With my graduate students and colleagues I was involved in a number of papers at the SDH-SEMI The Society for Digital Humanities / La Société pour l’Étude des Médias Interactifs conference at Congress 2010 in Montreal. They included:

  • “Exclusionary Practices: A Historical Look at Public Representations of Computers in the 1950s and Early 1960s” presented by Sophia Hoosien
  • “Before the Moments of Beginning” presented by Victoria Smith
  • I presented on “Cyberinfrastructure for Research in the Humanities: Expectations and Capacity”
  • Text Analysis for me Too: An embeddable text analysis widget” presented by Peter Organisciak
  • Daniel Sondheim talked about the interface of the citation from print to the web as part of a panel on INKE Interface Design.
  • “Theorizing Analytics” was presented by Stéfan Sinclair
  • “Academic Capacity in Canada’s Digital Humanities Community: Opportunities and Challenges” was presented by Lynne Siemens
  • “What do we say about ourselves? An analysis of the Day
    of DH 2009 data” was presented by Peter Organisciak
  • and I presented on “The Unreality of the Timeline” as part of a panel on temporal modeling at the CHA

As the papers get posted, I’ll blog them.

Historypin

Historypin is a very cool project that lets people attach their historic photographs to locations. It is a partnership with Google that allows images to be pinned on Google Street View and Google Maps.

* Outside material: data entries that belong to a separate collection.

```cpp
size_t gga_sparse_out_index_bytes(int64_t n_in, int kvol);
size_t gga_sparse_out_sites_workspace_bytes(int64_t n_in, int kvol);
int gga_sparse_conv_out_sites(const int32_t* in_coors, int64_t n_in, int B, const int32_t in_dhw[3],
                              const int32_t kernel[3], const int32_t stride[3], const int32_t pad[3],
                              int32_t out_dhw[3], int32_t* out_coors, int64_t cap_out, int32_t* n_out,
                              void* out_index, size_t out_index_bytes, void* workspace,
                              size_t workspace_bytes, void* stream);

int gga_sparse_rulebook(const int32_t* out_coors, int64_t n_out, const int32_t* in_coors, int64_t n_in,
                        int B, const int32_t in_dhw[3], const int32_t out_dhw[3], const int32_t kernel[3],
                        const int32_t stride[3], const int32_t pad[3], const void* in_index,
                        int64_t in_index_n, const void* out_index, int64_t out_index_n, int32_t* nbr,
                        int32_t* nbr_t, void* stream);

int gga_sparse_rowmask(const int32_t* map, int64_t n_rows, int kvol, uint32_t* mask, void* stream);
size_t gga_sparse_morton_order_workspace_bytes(int64_t n_rows);
int gga_sparse_morton_order(const int32_t* coors, int64_t n_rows, int batch_size, int max_extent, int32_t* order,
                            void* workspace, size_t workspace_bytes, void* stream);
size_t gga_sparse_mask_order_workspace_bytes(int64_t n_rows);
int gga_sparse_mask_order(const uint32_t* mask, int64_t n_rows, int kvol, int32_t* order, void* workspace,
                          size_t workspace_bytes, void* stream);

size_t gga_sparse_split_weight_bytes(int kvol, int cin, int cout);

int64_t gga_dense_conv3x3_stat_rows(int B, int H, int W, int cout, int planes, int n_slices);
int gga_dense_conv3x3_tile_rows(int B, int H, int W, int cout, int planes);

int gga_absmax_bits(const float* x, int64_t rows, int width, int64_t row_stride, uint32_t* out_bits, void* stream);
typedef struct {
    const float* src;
    uint16_t* dst;
    const uint32_t* amax;
    int64_t s_k0, s_k1, s_c, s_col;
    int64_t first;
    int32_t kw, kvol, n_c, n_col, c0, col0, n_in, co, layout, reverse;
} GgaPackEntry;
typedef struct {
    const float* src;
    uint32_t* slot;
    int64_t n;
    int64_t first_block;
} GgaAmaxEntry;
int64_t gga_absmax_table_blocks(int64_t n);
int gga_absmax_table(const GgaAmaxEntry* table_device, int n_entries, int64_t n_blocks, uint32_t* slots, int n_slots, void* stream);
int gga_pack_weights_table(const GgaPackEntry* table_device, int n_entries, int64_t total, int planes, void* stream);
int gga_sparse_pack_weight_planes(const float* weight, int kvol, int cin, int cout, int transpose, int planes,
                                  const uint32_t* amax_weight, void* packed, void* stream);
int64_t gga_sparse_conv_apply_tiles(int64_t n_rows);
int gga_sparse_conv_apply_bn_bwd(const float* x, const int32_t* map, const void* split_weight, const int32_t* perm,
                                 const uint32_t* rowmask, int64_t n_rows, int kvol, int cin, int cout, int flip, float* y,
                                 int64_t y_row_stride, int planes, const uint32_t* amax_x, const uint32_t* amax_weight,
                                 double* stats, const float* bn_x, int64_t bn_x_row_stride, const float* bn_gamma,
                                 const float* bn_beta, const float* bn_mean, const float* bn_invstd, void* stream);
int64_t gga_sparse_halo_tile_rows(void);
int gga_sparse_halo_build(const int32_t* nbr, const int32_t* tile_rows, int64_t n_rows, int64_t n_tiles, int kvol,
                          int halo_capacity, int32_t* halo_rows, int32_t* halo_counts, uint16_t* local_map, void* stream);
int gga_sparse_conv_apply_halo(const float* x, const void* split_weight, const int32_t* tile_rows,
                               const int32_t* halo_counts, int halo_capacity, const int32_t* halo_rows,
                               const uint16_t* local_map, int64_t n_rows, int64_t n_tiles, int kvol, int cin, int cout, int flip,
                               float* y, int64_t y_row_stride, int planes, const uint32_t* amax_x, const uint32_t* amax_weight,
                               double* stats, const float* bn_x, int64_t bn_x_row_stride, const float* bn_gamma,
                               const float* bn_beta, const float* bn_mean, const float* bn_invstd, void* stream);
size_t gga_sparse_conv_wgrad_workspace_bytes(int64_t n_rows, int kvol, int cin, int cout);
int gga_sparse_conv_wgrad_planes(const float* x, int64_t x_row_stride, const float* grad_out, int64_t grad_out_row_stride,
                                 const int32_t* nbr, int64_t n_rows, int kvol, int cin, int cout, float* grad_weight,
                                 int planes, const uint32_t* amax_x, const uint32_t* amax_grad_out, void* workspace,
                                 size_t workspace_bytes, void* stream);
int64_t gga_deconv_stream_tiles(int64_t n_pixels, int cin, int s);
int gga_deconv_stream_fwd(const float* x, const void* const* weight_blocks, const uint32_t* amax_x,
                          const uint32_t* amax_weight, int B, int h, int w, int cin, int cout, int s, float* y, double* stats,
                          void* stream);
int gga_deconv_stream_bwd(const float* gy, const void* const* weight_blocks, const uint32_t* amax_gy,
                          const uint32_t* amax_weight, int B, int h, int w, int cin, int cout, int s, float* gx, void* stream);
int gga_dense_conv3x3_pack_planes(const float* weight, int64_t stride_co, int64_t stride_ci, int64_t stride_ky,
                                  int64_t stride_kx, int cin, int cout, int backward, int planes,
                                  const uint32_t* amax_weight, void* packed, void* stream);
int gga_dense_conv3x3_bn_bwd_pays_planes(int B, int H, int W, int cout, int planes);
// ... 402 lines not shown
```

tools_dev/deconv_stream_calls.py:

```python
import collections
import csv
import glob
import os
import re
import sys

FLOOR = 5.5e12
B, H, W = 16, 248, 216
N1, N2, N3 = B * H * W, B * H * W // 4, B * H * W // 16
LAYERS = {'D1': (N1, 64, N1, 128), 'D2': (N2, 128, N1, 128), 'D3': (N3, 256, N1, 128),
          'opener1': (4 * N1, 64, N1, 64), 'opener2': (N1, 64, N2, 128), 'opener3': (N2, 128, N3, 256)}


def last_step(d):
    f = max(glob.glob(os.path.join(d, '**', '*kernel_trace.csv'), recursive=True), key=os.path.getmtime)
    rows = list(csv.DictReader(open(f)))
    rows.sort(key=lambda r: int(r['Start_Timestamp']))
    opt = [i for i, r in enumerate(rows) if 'multi_tensor_apply' in r['Kernel_Name']]
    ends = [opt[i] for i in range(len(opt)) if i + 1 == len(opt) or opt[i + 1] - opt[i] > 50]
    return rows[ends[-3] + 1:ends[-1] + 1]


def us(r):
    return (int(r['End_Timestamp']) - int(r['Start_Timestamp'])) / 1e3


def short(name):
    return re.sub(r'^void ', '', name.split('(')[0])[:52]
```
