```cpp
extern "C" int mi355_conv_wgrad(const mi355_conv_desc* d, const void* x, const void* dy, float* dw, int accumulate,
                                void* ws, size_t ws_bytes, void* stream) {
  if (int e = check_desc(d, true)) return e;
  hipStream_t st = as_stream(stream);
  if (int e = check_wgrad_channels(d)) return e;
  const WgradPlan w = plan_wgrad(d, conv_knobs());
  const size_t need = (size_t)w.S * d->Co * w.ldw * sizeof(float);
  const bool direct = (w.S == 1 && !accumulate);
  if (!direct && (ws == nullptr || ws_bytes < need)) MI_FAIL(MI355_EWORKSPACE, "wgrad workspace %zu < %zu", ws_bytes, need);
  float* out = direct ? dw : reinterpret_cast<float*>(ws);
  const long M = (long)d->N * d->Ho * d->Wo, slab = (long)d->Co * w.ldw, esz = d->dtype == MI355_BF16 ? 2 : 4;
  const unsigned x_bytes = (unsigned)((long)d->N * d->Hi * d->Wi * d->Ci * esz), dy_bytes = (unsigned)(M * d->Co * esz);
  {
    if (prof_on()) prof_set_tag("%s k%ds%d %d>%d @%dx%d n%d S%d", wgrad_kernel_name(w), d->kh, d->stride, d->Ci, d->Co, d->Hi, d->Wi, d->N, w.S);
    ProfScope ps(st, 2.0 * M * (double)d->Co * w.ldw, (double)x_bytes + (double)dy_bytes + 4.0 * d->Co * w.ldw);
    if (w.kw2) {
      WgradKw2Args k; fill_wgrad_args(k, d, w, x, dy, out, w.rows_per_split);
      dim3 grid(w.nto * d->kh * w.nti * w.S);
      if (d->kh == 3) { if (w.mt == 1) hipLaunchKernelGGL((wgrad_kw2_kernel<1, 3>), grid, dim3(256), 0, st, k); else hipLaunchKernelGGL((wgrad_kw2_kernel<2, 3>), grid, dim3(256), 0, st, k); }
      else { if (w.mt == 1) hipLaunchKernelGGL((wgrad_kw2_kernel<1, 4>), grid, dim3(256), 0, st, k); else hipLaunchKernelGGL((wgrad_kw2_kernel<2, 4>), grid, dim3(256), 0, st, k); }
    } else if (w.kw3) {
      WgradKwArgs k; fill_wgrad_args(k, d, w, x, dy, out, w.rows_per_split);
      dim3 grid(w.nto * 3 * w.nti * w.S);
      if (w.mt == 1) hipLaunchKernelGGL(wgrad_kw_kernel<1>, grid, dim3(256), 0, st, k);
      else hipLaunchKernelGGL(wgrad_kw_kernel<2>, grid, dim3(256), 0, st, k);
    } else {
      WgradArgs a; fill_wgrad_args(a, d, w, x, dy, out, w.rows_per_split);
      dim3 grid(w.nto * w.nti * w.S);
      if (d->dtype == MI355_BF16) hipLaunchKernelGGL(wgrad_gemm_kernel<bf16_t>, grid, dim3(256), 0, st, a);
      else hipLaunchKernelGGL(wgrad_gemm_kernel<float>, grid, dim3(256), 0, st, a);
    }
    MI_CHECK_LAUNCH(wgrad_kernel_name(w));
  }
  if (!direct) {
    launch_slab_reduce(reinterpret_cast<const float*>(ws), dw, slab, w.S, slab, accumulate, st);
    MI_CHECK_LAUNCH("slab_reduce");
  }
  return MI355_OK;
}


static void slab_group_add(SlabGroupArgs& sg, int& nblocks, const float* slabs, float* out, long slab_stride, int S, int accumulate) {
  SlabItem& q = sg.it[sg.n];
  q.slabs = slabs; q.out = out; q.n4 = slab_stride / 4; q.stride = slab_stride; q.S = S; q.accumulate = accumulate;
  sg.bstart[sg.n] = nblocks; nblocks += cdiv(q.n4, 256); ++sg.n;
}
static int launch_slab_reduce_group(SlabGroupArgs& sg, int nblocks, hipStream_t st) {
  sg.bstart[sg.n] = nblocks;
  if (!sg.n) return MI355_OK;
  double sb = 0; for (int k = 0; k < sg.n; ++k) sb += 16.0 * sg.it[k].n4 * (sg.it[k].S + 1);
  char lab[64];
  if (prof_on()) snprintf(lab, sizeof(lab), "slab_reduce_group x%d", sg.n);
  ProfScope ps(st, 0.0, sb, 2, prof_on() ? lab : nullptr);
  hipLaunchKernelGGL(slab_reduce_group_kernel, dim3(nblocks), dim3(256), 0, st, sg); MI_CHECK_LAUNCH("slab_reduce_group");
  return MI355_OK;
}
extern "C" size_t mi355_conv_wgrad_grouped_workspace(const mi355_wgrad_item* items, int n) {
  if (!items || n < 1) return 0;
  size_t need = 0;
  (void)walk_wgrad_groups(items, n, [&](int kind, const int* idx, int m) -> int {
    size_t b = 0;
    if (kind == 0) b = mi355_conv_wgrad_workspace(&items[idx[0]].d);
    else { static_assert(WGK_MAX <= WG_MAX, "one plan array for every kind"); GroupPlan gp[WG_MAX]; group_plan(items, idx, m, gp, &b, kind); }
    if (b > need) need = b;
    return 0;
  });
  return need;
}
static void launch_group_kernel(const WgradGroupArgs& g, int nb, int kind, const mi355_conv_desc* d0, hipStream_t st) {
  if (kind == 3) {
    static bool attr_set = false;
    if (!attr_set) { (void)hipFuncSetAttribute((const void*)wgrad_group256_kernel, hipFuncAttributeMaxDynamicSharedMemorySize, WG256_SMEM); attr_set = true; }
    hipLaunchKernelGGL(wgrad_group256_kernel, dim3(nb), dim3(512), WG256_SMEM, st, g);
  }
  else if (d0->dtype == MI355_BF16) hipLaunchKernelGGL(wgrad_group_kernel<bf16_t>, dim3(nb), dim3(256), 0, st, g);
  else hipLaunchKernelGGL(wgrad_group_kernel<float>, dim3(nb), dim3(256), 0, st, g);
}
static void launch_group_kernel(const WgradKwGroupArgs& g, int nb, int, const mi355_conv_desc* d0, hipStream_t st) {
  if (plan_wgrad(d0, conv_knobs()).mt == 1) hipLaunchKernelGGL(wgrad_kw_group_kernel<1>, dim3(nb), dim3(256), 0, st, g);
  else hipLaunchKernelGGL(wgrad_kw_group_kernel<2>, dim3(nb), dim3(256), 0, st, g);
}
template <typename Group>
static int launch_wgrad_group(const mi355_wgrad_item* items, const int* idx, int n, void* ws, size_t ws_bytes, hipStream_t st, int kind) {
  const char* name = kind == 3 ? "wgrad_group256" : kind == 2 ? "wgrad_kw_group" : "wgrad_group";
  GroupPlan gp[WG_MAX]; size_t need = 0;
  group_plan(items, idx, n, gp, &need, kind);
  if (need && (!ws || ws_bytes < need)) MI_FAIL(MI355_EWORKSPACE, "%s workspace %zu < %zu", name, ws_bytes, need);
  Group g; memset(&g, 0, sizeof(g));
  SlabGroupArgs sg; memset(&sg, 0, sizeof(sg));
  int nb = 0, nsb = 0;
  double flops = 0, bytes = 0;
  for (int k = 0; k < n; ++k) {
    const mi355_wgrad_item& it = items[idx[k]]; const mi355_conv_desc* d = &it.d;
    if (kind != 2) { if (int e = check_wgrad_channels(d)) return e; }
    WgradPlan w = plan_wgrad(d, conv_knobs());
    if (kind == 3) { w.nto = d->Co / 256; w.nti = w.ldw / 256; }
    const bool direct = gp[k].S == 1 && !it.accumulate;
    auto& a = g.p[k];
    fill_wgrad_args(a, d, w, it.x, it.dy, direct ? it.dw : reinterpret_cast<float*>(reinterpret_cast<char*>(ws) + gp[k].ws_off), gp[k].rps);
    g.bstart[k] = nb; nb += (int)group_tiles(kind, d, w) * gp[k].S;
    flops += 2.0 * a.M * (double)d->Co * w.ldw; bytes += (double)a.x_bytes + a.dy_bytes + 4.0 * d->Co * w.ldw;
    if (!direct) slab_group_add(sg, nsb, a.out, it.dw, a.slab_stride, gp[k].S, it.accumulate);
  }
  g.bstart[n] = nb; g.n = n;
  {
    const mi355_conv_desc* d0 = &items[idx[0]].d;
    if (prof_on()) prof_set_tag("%s x%d blocks%d first k%ds%d %d>%d @%dx%d", name, n, nb, d0->kh, d0->stride, d0->Ci, d0->Co, d0->Hi, d0->Wi);
    ProfScope ps(st, flops, bytes);
    launch_group_kernel(g, nb, kind, d0, st);
    MI_CHECK_LAUNCH(name);
  }
  return launch_slab_reduce_group(sg, nsb, st);
}
extern "C" int mi355_conv_wgrad_grouped(const mi355_wgrad_item* items, int n, void* ws, size_t ws_bytes, void* stream) {
  if (!items || n < 1) MI_FAIL(MI355_EINVAL, "wgrad_grouped: no items");
  hipStream_t st = as_stream(stream);
  for (int i = 0; i < n; ++i) {
    if (int e = check_desc(&items[i].d)) return e;
    if (!items[i].x || !items[i].dy || !items[i].dw) MI_FAIL(MI355_EINVAL, "wgrad_grouped: item %d has a null operand", i);
  }
  return walk_wgrad_groups(items, n, [&](int kind, const int* idx, int m) -> int {
    if (kind == 0) { const mi355_wgrad_item& it = items[idx[0]]; return mi355_conv_wgrad(&it.d, it.x, it.dy, it.dw, it.accumulate, ws, ws_bytes, stream); }
    if (kind == 2) return launch_wgrad_group<WgradKwGroupArgs>(items, idx, m, ws, ws_bytes, st, kind);
    return launch_wgrad_group<WgradGroupArgs>(items, idx, m, ws, ws_bytes, st, kind);
  });
}

template <typename T>
__global__ void pack_weights_kernel(const float* __restrict__ w, T* __restrict__ wf, T* __restrict__ wt, int O, int Tt, int I, int Ipad) {
  __shared__ float tile[32][33];
  const int tap = blockIdx.z, o0 = blockIdx.y * 32, i0 = blockIdx.x * 32;
  const int tx = threadIdx.x & 31, ty = threadIdx.x >> 5;
  for (int r = ty; r < 32; r += 8) {
    int o = o0 + r, i = i0 + tx;
    float v = (o < O && i < I) ? w[((size_t)o * Tt + tap) * I + i] : 0.f;
    tile[r][tx] = v;
    if (wf && o < O && i < Ipad) Elem<T>::st(wf + ((size_t)o * Tt + tap) * Ipad + i, v);
  }
  __syncthreads();
  if (wt)
    for (int r = ty; r < 32; r += 8) {
      int i = i0 + r, o = o0 + tx;
      if (o < O && i < Ipad) Elem<T>::st(wt + ((size_t)i * Tt + tap) * O + o, tile[tx][r]);
    }
}

template <typename T>
__global__ void pack_weights_batched_kernel(const mi355_pack_item* __restrict__ items, int nitems) {
  __shared__ float tile[32][33];
  int lo = 0, hi = nitems - 1;
  const int b = blockIdx.x;
  while (lo < hi) { const int mid = (lo + hi + 1) >> 1; if (items[mid].blk0 <= b) lo = mid; else hi = mid - 1; }
  const mi355_pack_item it = items[lo];
  const int O = it.O, Tt = it.T, I = it.I, Ipad = it.Ipad;
  const int nbi = (Ipad + 31) / 32, nbo = (O + 31) / 32;
  int q = b - it.blk0;
// ... 39 lines not shown
```

profiles/insitu_table.py:

```python
import csv
import json
import re
import sys
import collections

trace, logf, iters = sys.argv[1], sys.argv[2], int(sys.argv[3])
MFMA, HBM = 1.75e15, 6.3e12

PAT = [('fwd8', 'gather_fp8_kernel'), ('dgrad8', 'gather_fp8_kernel'), ('fwd', ('gather_gemm_kernel', 'pgemm_kernel')),
       ('dgrad', ('gather_gemm_kernel', 'pgemm_kernel')), ('hm1x1', 'gather_gemm_kernel'), ('wgrad_kw_group', 'wgrad_kw_group_kernel'),
       ('wgrad_kw2', 'wgrad_kw2_kernel'), ('wgrad_kw', 'wgrad_kw_kernel'), ('wgrad_group256', 'wgrad_group256_kernel'), ('wgrad_group', 'wgrad_group_kernel'),
       ('wgrad8', 'wgrad_kw'), ('wgrad', 'wgrad_gemm_kernel'),
       ('bn_stats', 'bn_stats_kernel'), ('bn_finalize', 'bn_finalize'), ('bn_apply', 'bn_apply_kernel'), ('bn_relu_maxpool', 'bn_relu_maxpool_kernel'),
       ('bn_bwd_res', 'bn_bwd_resident_kernel'), ('bn_bwd_reduce', 'bn_bwd_reduce_kernel'), ('bn_bwd_finalize', 'bn_bwd_finalize_kernel'),
       ('bn_bwd_apply', 'bn_bwd_apply_kernel'), ('slab_reduce_group', 'slab_reduce_group_kernel'), ('slab_reduce', 'slab_reduce_kernel')]
FAMILY_KERNELS = {0: ('gather_gemm_kernel', 'gather_fp8_kernel', 'pgemm_kernel', 'wgrad_gemm_kernel', 'wgrad_kw_kernel', 'wgrad_kw2_kernel',
                      'wgrad_group_kernel', 'wgrad_group256_kernel', 'wgrad_kw_group_kernel', 'wgrad_kw8_kernel', 'wgrad_kw28_kernel'),
                  1: ('bn_stats_kernel', 'bn_finalize_kernel', 'bn_finalize_wide_kernel', 'bn_apply_kernel', 'bn_relu_maxpool_kernel',
                      'bn_bwd_resident_kernel', 'bn_bwd_reduce_kernel', 'bn_bwd_finalize_kernel', 'bn_bwd_apply_kernel'),
                  2: ('slab_reduce_kernel', 'slab_reduce_group_kernel')}


def base(name):
    m = re.match(r'_Z\d+([A-Za-z0-9_]+?)I', name)
    if m:
        return m.group(1)
    return re.sub(r'<.*|\(.*', '', re.sub(r'^void ', '', name)).strip()


log = json.load(open(logf))['launches']
rows = []
for r in csv.DictReader(open(trace)):
    rows.append((int(r['Start_Timestamp']), base(r['Kernel_Name']), r['Kernel_Name'], (int(r['End_Timestamp']) - int(r['Start_Timestamp'])) / 1e3,
                 int(r['Grid_Size_X']) // max(int(r['Workgroup_Size_X']), 1)))
rows.sort()
out = []
for fam in (0, 1, 2):
    ents = [e for e in log if e['family'] == fam]
    if not ents:
        continue
    ks = [r for r in rows if r[1] in FAMILY_KERNELS[fam]]
    if fam == 1:
        ks = [r for r in ks if not (r[1] == 'bn_bwd_reduce_kernel' and 'Lb0ELi0E' in r[2])]
    n = len(ents)
    if len(ks) < n * iters:
        print('# family %d: trace holds %d launches, fewer than %d x %d -- skipped' % (fam, len(ks), iters, n)); continue
    ks = ks[-n * iters:]
    bad = 0
    for j, e in enumerate(ents):
        want = next((k for p, k in PAT if e['label'].startswith(p)), '?')
# ... 33 lines not shown
```

profiles/pmc_fold.py:

```python
import collections
import csv
import gzip
import json
import os
import re
import sys

FAMILIES = [
    ('conv_mfma', ('gather_gemm_kernel', 'wgrad_gemm_kernel', 'wgrad_kw_kernel', 'wgrad_kw2_kernel', 'wgrad_kw_group_kernel', 'gather_fp8_kernel', 'pgemm_kernel',
                   'wgrad_group_kernel', 'wgrad_group256_kernel', 'wgrad_kw8_kernel', 'wgrad_kw28_kernel')),
    ('slab_reduce', ('slab_reduce_kernel', 'slab_reduce_group_kernel')),
    ('bn_fwd', ('bn_stats_kernel', 'bn_apply_kernel', 'bn_finalize_kernel', 'bn_finalize_wide_kernel', 'bn_relu_maxpool_kernel')),
    ('bn_bwd', ('bn_bwd_resident_kernel', 'bn_bwd_reduce_kernel', 'bn_bwd_apply_kernel', 'bn_bwd_finalize_kernel')),
    ('kl_loss', ('kl_heatmap_kernel', 'kl_heatmap_reg_kernel')),
    ('argmax', ('argmax2d_kernel', 'argmax2d_reg_kernel')),
    ('softargmax', ('softargmax_kernel', 'softargmax_reg_kernel')),
    ('pseudo_label', ('pseudo_label_kernel', 'pseudo_label_reg_kernel')),
    ('pointwise21', ('pw_k2c', 'pw_c2k', 'pw_wgrad', 'hm_rowsum')),
    ('fp8_quantize', ('quantize_fp8_kernel', 'pack_weights_fp8_kernel', 'fp8_update_scale_kernel')),
    ('optimizer', ('sgd_kernel', 'pack_weights')),
    ('pool_layout', ('maxpool', 'nchw_to_nhwc', 'nhwc_to_nchw')),
]
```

I like the scale and ambition of this project – it invites a country to document itself. I also like the way they have captured the concept with a name (“Historypin”) and an image of the historic photo pinned over the current view.

SSHRC – Knowledge Syntheses Grants on the Digital Economy

SSHRC has just issued a call for proposals with a very short deadline (as in, proposals are due July 2nd.) See Knowledge Syntheses Grants on the Digital Economy. This is an important call because it will build a humanities and social science response to the government’s Digital Economy initiative. It is important that the arts and humanities be represented in this initiative.